The actual ${\rm LH}\rightarrow {\rm HS}$ transition itself is particularly interesting. It is during this transition (when the source crosses the ``jet line'' on the X-ray flux/color diagram) that powerful relativistic outflows are produced which, for example, produce the superluminal radio blobs seen from microquasars. It is likely that the transition is driven by the thermal collapse of the LH-state hot disk, producing a structure that eventually evolves into the HS-state cold disk. The nature of the intermediate structure is unclear, however. It has been suggested that the thermal collapse produces a magnetically-dominated region (e.g., Meier 2005) in which MRI-driven turbulence is suppressed and accretion proceeds only through large scale magnetic torques. If the pre-collapse disk is threaded by a large scale magnetic field, this field could readily become dynamically important in the post-collapse disk (since rapid thermal collapse will proceed at constant surface density, producing a disk pressure which scales as $p_{\rm max}\propto h/r$).
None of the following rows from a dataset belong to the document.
struct rsrec_handle {
    int device = 0;
    hipStream_t stream = nullptr;
    hipStream_t copy_stream = nullptr;
    hipEvent_t ev_green[2] = {nullptr, nullptr};
    hipStream_t side_stream = nullptr;
    hipEvent_t ev_orth = nullptr, ev_bred = nullptr;
    hipStream_t oct_stream = nullptr;
    hipEvent_t ev_oct_in = nullptr, ev_oct_out = nullptr;
    size_t p2_slot = 0;
    std::string err;
    bool have_lattice = false, have_ham = false;
    std::vector<int32_t> lat_nn, lat_iz;
    int lat_nncols = 0;
    std::vector<double> lat_cr;
    int kk = 0, nslots = 0, nmax = 0, ntype = 0;
    std::vector<int> nbr;
    std::vector<int> iz0;
    std::vector<int> radj_ptr, radj;
    DevBuf d_nbr, d_iz, d_nbr5;
    int hslots = 0, hoh = 0, nsp = 2;
    DevBuf d_hst, d_hloc, d_host, d_holoc, d_enim, d_lsham;
    Spmm4Operator s4_op;
    int s4_built_split = 0;
    Spmm5Operator s5_op;
    DevBuf d_s5queue;
    int s5_built = 0;
    size_t s5_lds_limit = (size_t)-1;
    int n_cu = 0;
    bool s4_attr = false;
    size_t term_lds = 0, cheb_ldos_lds = (size_t)64 * 1024, cheb_spec_lds = (size_t)64 * 1024;
    std::vector<double> host_ee, host_lsham, host_eeo, host_enim, host_hall, host_hallo;
    std::vector<double> host_st, host_loc;
    DevBuf d_asm[2][2], d_asm_in;
    std::vector<double> asm_host[2][2];
    int asm_nslots[2] = {0, 0}, asm_ncls[2] = {0, 0}, asm_hoh[2] = {0, 0};
    int n_octet_launch = 0;
    int n_asm_reused = 0;
    long n_asm_calls = 0, n_ldos_calls = 0, n_recursion_calls = 0;
    Spmm5Operator s5_la; int s5_la_ok = 0;
    DevBuf d_la_extra, d_rot;
    Spmm5Operator kubo_op[2], kubo_hbulk;
    Spmm5Operator orb_plain;
    DevBuf d_green_in, d_green_out;
    DevBuf d_kubo[5];
    DevBuf d_cond[4];
    DevBuf d_ctens[2];
    DevBuf d_bsqrt, d_term, d_gim, d_ldos;
    DevBuf d_ops, d_spec;
    void* pin = nullptr;
    size_t pin_bytes = 0;
    DevBuf d_frags, d_vec[6], d_partial, d_partial2, d_coefA, d_coefB, d_bmats, d_status, d_seed, d_seedcoef, d_mu, d_scal, d_zsqr;
    long opt_batch = 0, opt_kernels = 0, opt_nblk = 0, opt_spmm5 = 2, opt_chain_fold = 1, opt_s5_cap = 0, opt_side = 1, opt_s5_lds = 1, opt_s5_queue = 1, opt_cheb_fused = 1;
    long opt_s5_waves = 8;
    long opt_sat_pct = 100;
    long opt_orth_oop = 1;
    long opt_s5_split = 0;
    long opt_s5_run_min = 0;
    long opt_s5_spin_xcd = 0;
    long opt_s5_octet = 8;
    long opt_s5_host_emit = 0;
    long opt_kubo_lchunk = 0;
    long opt_kubo_vbatch = 0;
    int n_kubo_left_chunks = 0;
    int kubo_diag_nvec = 0, kubo_diag_ll = 0;
    long opt_orth3 = 1;
    long opt_graph = 1;
    hipGraphExec_t graph_exec = nullptr;
    std::vector<uintptr_t> graph_key;
    bool capturing = false;
    double t_total_ms = 0, t_hop_ms = 0, t_rest_ms = 0, t_host_ms = 0;
    double t_rot_ms = 0;
    double n_hop_launch = 0, n_atom_steps = 0, n_block_mult = 0, n_hop_mfma_flop = 0;
    double n_req_flop = 0;
    int hop_fuses_a = 1;
    std::vector<hipEvent_t> ev_pool;
    size_t ev_used = 0;
    struct RegionEntry {
        std::vector<int> seeds;
        int nlev, napply, flags, epoch, ostride;
        double atom_steps, block_mults;
        DevBuf order, cum;
        std::vector<int> level_max;
        std::vector<double> level_groups;
        std::vector<double> mult_hist;
        struct ClassRun { int tau, lo, hi; };
        std::vector<ClassRun> sat_runs;
        std::vector<int> level_sat;
        int sat_base = 0;
    };
    std::vector<std::unique_ptr<RegionEntry>> region_cache;
    int lattice_epoch = 0;
    const int* cur_order = nullptr;
    const int* cur_cum = nullptr;
    const std::vector<int>* cur_level_max = nullptr;
    const std::vector<double>* cur_level_groups = nullptr;
    const std::vector<double>* cur_mult_hist = nullptr;
    const RegionEntry* cur_entry = nullptr;
    int cur_nrows = 0;
    std::vector<unsigned> spatial_key;
    int res_kind = 0, res_n = 0, res_lld = 0;
    bool res_seeded = false;
    void* comm = nullptr;
    int comm_rank = 0, comm_nranks = 1;
    DevBuf d_comm;
    ~rsrec_handle();
};

namespace {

Subsequent magnetic braking of the disk would lead to rapid inflow, a rapid accretion of poloidal flux onto the black hole, and a rapid increase in the importance of the BZ effect. The powerful ejections seen from GBHBs as they undergo this transition might be the result of such a scenario. The ejections would terminate once the inner disk has ceased to be magnetically dominated (due to the accretion of matter from the outer disk), hence re-establishing a turbulent state with high effective magnetic diffusivity.